No excuse for unencrypted laptops

Every year, more than 5,000 laptops are lost in taxis in London, New York, Chicago and other large cities. According to our research, in 2008, companies’ topmost security investment was laptop encryption. Laptop hard drives are getting bigger and now can hold hundreds of thousand to hundreds of millions of sensitive records.

One of a CSO’s top priorities is probably to keep your company off the front page of the news. Is it inexcusable to have laptops in the field with unencrypted hard drives? With such new open source solutions as TrueCrypt, there are few excuses left: All laptops must be fully encrypted.

Encryption technology is easy, but encryption solutions are hard. Key management and recovery make it difficult to manage large-scale encryption. Even low-cost encryption software for laptops can add up quite quickly if you deploy it on all laptops. Even if you can afford the cost of the software, however, you have to look at the complexity of the whole solutions.

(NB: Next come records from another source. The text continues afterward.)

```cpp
__global__ __launch_bounds__(256) void km_write_c_generic_kernel(CompTable ct, uint64_t T, uint32_t G,
                                                         const uint32_t* __restrict__ branch_of_group, uint32_t P,
                                                         uint64_t slots, uint64_t* __restrict__ cursor,
                                                         uint2* __restrict__ entries, uint64_t cap_entries)
{
    __shared__ uint32_t tile[64][65];
    __shared__ uint64_t run[64];
    if (cursor[(uint64_t)P * slots] > cap_entries) return;
    __shared__ uint64_t row_mask[64];
    __shared__ const uint32_t* row_vals[64];
    const uint64_t nblocks = (T + 63) / 64, per_xcd = (nblocks + 7) / 8;
    const uint64_t kb = (uint64_t)(blockIdx.x & 7u) * per_xcd + (blockIdx.x >> 3);
    if ((blockIdx.x >> 3) >= per_xcd || kb >= nblocks) return;
    const uint64_t x0 = kb * 64;
    const uint32_t b = (uint32_t)(x0 / ct.TBL);
    const uint32_t wave = threadIdx.x >> 6, lane = lane_id();
    if (threadIdx.x < 64) {
        const uint64_t x = x0 + threadIdx.x;
        run[threadIdx.x] = (x < T) ? cursor[(x % P) * slots + x / P] : 0;
    }
    for (uint32_t g0 = 0; g0 < G; g0 += 64) {
        __syncthreads();
        if (threadIdx.x < 64) {
            const uint32_t g = g0 + threadIdx.x;
            uint64_t m = 0;
            const uint32_t* vp = nullptr;
            if (g < G) {
                const uint32_t* mw = ct.mask + (size_t)g * ct.mask_words + 2 * kb;
                m = (uint64_t)mw[0] | ((uint64_t)mw[1] << 32);
                vp = reinterpret_cast<const uint32_t*>(ct.pool + ct.off[((size_t)g * ct.NB + b) * ct.stride]) +
                     ct.rank[(size_t)g * (ct.mask_words / 2) + kb];
            }
            row_mask[threadIdx.x] = m; row_vals[threadIdx.x] = vp;
        }
        __syncthreads();
        for (uint32_t i = threadIdx.x; i < 4096; i += 256) {
            const uint32_t gl = i >> 6, xl = i & 63u;
            const uint64_t m = row_mask[gl];
            uint32_t v = 0;
            if ((m >> xl) & 1ull) v = ((global_u32_ptr)row_vals[gl])[(uint32_t)__popcll(m & ((1ull << xl) - 1ull))];
            tile[gl][xl] = v;
        }
        __syncthreads();
        const uint32_t br = (g0 + lane < G) ? branch_of_group[g0 + lane] : 0u;
        for (uint32_t xl = wave; xl < 64; xl += 4) {
            const uint32_t v = tile[lane][xl];
            const uint64_t m = __ballot(v != 0u);
            if (m == 0) continue;
            const uint64_t base = run[xl];
            if (v != 0u) entries[base + mbcnt(m)] = make_uint2(br, dec_score_bits(v));
            if (lane == 0) run[xl] = base + (uint64_t)__popcll(m);
        }
    }
    __syncthreads();
    if (threadIdx.x < 64) {
        const uint64_t x = x0 + threadIdx.x;
        if (x < T) cursor[(x % P) * slots + x / P] = run[threadIdx.x];
    }
}

template <typename T>
__device__ __forceinline__ T uniform_load(const T* p)
{
    return *(const __attribute__((address_space(4))) T*)(uintptr_t)(p);
}
__device__ __forceinline__ uint32_t lds_address(const void* p)
{
    return (uint32_t)(uintptr_t)(const __attribute__((address_space(3))) void*)(p);
// ... 547 lines not shown
```

Measured before the change: 140.5 billion.

## Count mask bits with bit-sliced slice kernel and add nontemporal line stores

Replaces the per-key mask counting kernel with a block kernel where each thread reads whole 32-bit mask words over a slice of groups. It accumulates the bits with a bit-sliced vertical counter (eight planes of carry-save adds), then merges the per-key counts through LDS atomics before writing counts and quarter-packed counts. This cuts the repeated strided reads of the same mask word by 32 threads and the per-bit shift work. Separately, the line-writer kernel now issues nontemporal stores for aligned full lines by default (opt-out flag), to reduce cache pollution from streaming entry writes. The new counter adds LDS atomics and register pressure from the plane arrays.

```diff
diff --git a/ipk_amd/csrc/dcla_device.hpp b/ipk_amd/csrc/dcla_device.hpp
--- a/ipk_amd/csrc/dcla_device.hpp
+++ b/ipk_amd/csrc/dcla_device.hpp
@@ -38,13 +38,17 @@
 #define IPK_ASSERT_FULL_EXEC() ((void)0)
 #endif
 
-template <int IMM = 0>
+template <int IMM = 0, bool NTS = false>
 __device__ __forceinline__ void store8_lanes(const void* uniform_base, uint32_t byte_off, uint32_t x, uint32_t y, uint64_t mask)
 {
     u32x2_t data; data.x = x; data.y = y;
     IPK_ASSERT_FULL_EXEC();
-    asm volatile("s_mov_b64 exec, %3\n\tglobal_store_dwordx2 %0, %1, %2 offset:%4\n\ts_mov_b64 exec, -1"
-                 : : "v"(byte_off), "v"(data), "s"(uniform_base), "s"(mask), "n"(IMM) : "memory");
+    if constexpr (NTS)
+        asm volatile("s_mov_b64 exec, %3\n\tglobal_store_dwordx2 %0, %1, %2 offset:%4 nt\n\ts_mov_b64 exec, -1"
+                     : : "v"(byte_off), "v"(data), "s"(uniform_base), "s"(mask), "n"(IMM) : "memory");
+    else
+        asm volatile("s_mov_b64 exec, %3\n\tglobal_store_dwordx2 %0, %1, %2 offset:%4\n\ts_mov_b64 exec, -1"
+                     : : "v"(byte_off), "v"(data), "s"(uniform_base), "s"(mask), "n"(IMM) : "memory");
 }
 template <int IMM = 0>
 __device__ __forceinline__ void store4_lanes(const void* uniform_base, uint32_t byte_off, uint32_t x, uint64_t mask)
diff --git a/ipk_amd/csrc/ipkgpu.hip b/ipk_amd/csrc/ipkgpu.hip
--- a/ipk_amd/csrc/ipkgpu.hip
+++ b/ipk_amd/csrc/ipkgpu.hip
@@ -2016,7 +2016,7 @@
             hipLaunchKernelGGL(km_count_mask_kernel, dim3((uint32_t)(((T + 31) / 32 + 255) / 256)), dim3(256), 0, ctx->stream,
                                ctx->mask.as<uint32_t>(), ctx->mask_words, T, gb, P, slots, b.counts, qpack);
         else if (ctx->mask_valid)
-            hipLaunchKernelGGL(km_count_mask_key_kernel, dim3((uint32_t)((T + 255) / 256)), dim3(256), 0, ctx->stream,
+            hipLaunchKernelGGL(km_count_mask_slice_kernel, dim3((uint32_t)(((T + 31) / 32 + KMS_WORDS - 1) / KMS_WORDS)), dim3(KMS_WORDS * KMS_SLICES), 0, ctx->stream,
                                ctx->mask.as<uint32_t>(), ctx->mask_words, T, gb, P, slots, b.counts, qpack);
         else
             hipLaunchKernelGGL(km_count_kernel, dim3((uint32_t)((T + 255) / 256)), dim3(256), 0, ctx->stream,
@@ -2080,7 +2080,7 @@
                             hipLaunchKernelGGL(km_count_mask_kernel, dim3((uint32_t)(((T + 31) / 32 + 255) / 256)), dim3(256), 0, ctx->stream,
                                                pmask, ctx->mask_words, T, pg, P, slots, ctx->pcounts.as<uint32_t>(), ctx->qpack.as<uint32_t>());
                         else
-                            hipLaunchKernelGGL(km_count_mask_key_kernel, dim3((uint32_t)((T + 255) / 256)), dim3(256), 0, ctx->stream,
+                            hipLaunchKernelGGL(km_count_mask_slice_kernel, dim3((uint32_t)(((T + 31) / 32 + KMS_WORDS - 1) / KMS_WORDS)), dim3(KMS_WORDS * KMS_SLICES), 0, ctx->stream,
                                                pmask, ctx->mask_words, T, pg, P, slots, ctx->pcounts.as<uint32_t>(), ctx->qpack.as<uint32_t>());
                         HIP_TRY(ctx, hipGetLastError());
                         CompTable ctp = comp_table_w();
@@ -2105,10 +2105,12 @@
                 hipLaunchKernelGGL(km_write_kernel, dim3((uint32_t)((T + 63) / 64)), dim3(256), 0, ctx->stream,
                                    ctx->table.as<uint32_t>(), T, gb, ctx->branch.as<uint32_t>() + g0, P, slots,
                                    ctx->offsets.as<uint64_t>(), b.entries, cap_e);
-            else
-                hipLaunchKernelGGL(km_write_lines_kernel, dim3((uint32_t)((T + 63) / 64)), dim3(256), 0, ctx->stream,
+            else {
+                const auto lines = (ctx->opt_flags & 16384) ? km_write_lines_kernel<false> : km_write_lines_kernel<true>;
+                hipLaunchKernelGGL(lines, dim3((uint32_t)((T + 63) / 64)), dim3(256), 0, ctx->stream,
                                    ctx->table.as<uint32_t>(), T, gb, ctx->branch.as<uint32_t>() + g0, P, slots,
                                    ctx->offsets.as<uint64_t>(), b.entries, cap_e);
+            }
             HIP_TRY(ctx, hipGetLastError());
             return IPKGPU_OK;
         };
diff --git a/ipk_amd/csrc/kernels_keymajor.hpp b/ipk_amd/csrc/kernels_keymajor.hpp
--- a/ipk_amd/csrc/kernels_keymajor.hpp
+++ b/ipk_amd/csrc/kernels_keymajor.hpp
@@ -90,33 +90,65 @@
     }
 }
 
-__global__ __launch_bounds__(256) void km_count_mask_key_kernel(const uint32_t* __restrict__ mask, uint64_t W, uint64_t T,
-                                                                uint32_t G, uint32_t P, uint64_t slots, uint32_t* __restrict__ counts,
-                                                                uint32_t* __restrict__ qpack)
-{
-    const uint64_t x = (uint64_t)blockIdx.x * 256 + threadIdx.x;
-    if (x >= T) return;
-    const uint32_t* m = mask + (x >> 5);
-    const uint32_t sh = (uint32_t)x & 31u;
-    const uint32_t step = qpack ? (G + 3) / 4 : G;
-    uint32_t total = 0, pack = 0, q = 0;
-    for (uint32_t g0 = 0; g0 < G; g0 += step, ++q) {
-        const uint32_t g1 = min(G, g0 + step);
-        uint32_t c = 0, g = g0;
-        for (; g + 16 <= g1; g += 16) {
-            uint32_t v[16];
-#pragma unroll
-            for (int u = 0; u < 16; ++u) v[u] = m[(size_t)(g + u) * W];
-#pragma unroll
-            for (int u = 0; u < 16; ++u) c += (v[u] >> sh) & 1u;
-        }
-        for (; g < g1; ++g) c += (m[(size_t)g * W] >> sh) & 1u;
-        total += c;
-        pack |= c << ((8u * q) & 31u);
-    }
-    const uint64_t idx = (x % P) * slots + x / P;
-    counts[idx] = total;
-    if (qpack) qpack[idx] = pack;
+constexpr uint32_t KMS_WORDS = 32, KMS_SLICES = 16;
+__global__ __launch_bounds__(KMS_WORDS * KMS_SLICES) void km_count_mask_slice_kernel(const uint32_t* __restrict__ mask, uint64_t W, uint64_t T,
+                                                                  uint32_t G, uint32_t P, uint64_t slots, uint32_t* __restrict__ counts,
+                                                                  uint32_t* __restrict__ qpack)
+{
+    constexpr uint32_t NT = KMS_WORDS * KMS_SLICES, NK = KMS_WORDS * 32;
+    __shared__ uint32_t tot[32 * (KMS_WORDS + 1)], pk[32 * (KMS_WORDS + 1)];
+    for (uint32_t i = threadIdx.x; i < 32 * (KMS_WORDS + 1); i += NT) { tot[i] = 0; pk[i] = 0; }
+    __syncthreads();
+    const uint32_t wl = threadIdx.x % KMS_WORDS, s = threadIdx.x / KMS_WORDS;
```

TrueCrypt, an open source encryption solution now offers cross-platform (Windows, Mac, Linux), whole-disk encryption that is surprisingly easy to deploy and use. The software is slick, both in the initial installation and disk encryption and in its daily use. It’s unobtrusive, has no noticeable impact on performance and requires almost no user training. Furthermore, it is free to use and free to modify. Even the smallest companies now have few excuses for not deploying whole-drive laptop encryption.

As with any offering, the challenge is recovery from a disk failure or password loss. TrueCrypt will create rescue CDs that can be used to recover from corrupted data and boot blocks. In addition, the rescue CD can be protected with a master administrator pass-phrase that is independent from the user pass-phrase. So, users can change passwords and administrators can still recover disks without knowing the user pass-phrase. Rescue CDs can be carried by users (you still need the pass-phrase to use the rescue CD) and also stored in a central location (a fireproof, locked safe).

Although data can be salvaged from an unencrypted drive even after heavy corruption, encrypted disks can become irrevocably corrupted. I would recommend combining TrueCrypt with a good backup solution, preferably an online (over-the-network) backup solution so as to be protected from data loss.

For those not moving to Windows Vista (which has built-in whole-disk encryption), TrueCrypt offers a cost-effective, efficient and very secure solution. Encryption provides not only the most cost-effective “data leak” protection but also a safe haven from breach disclosure. No more excuses: If you’re not encrypting laptops, you are not applying due diligence.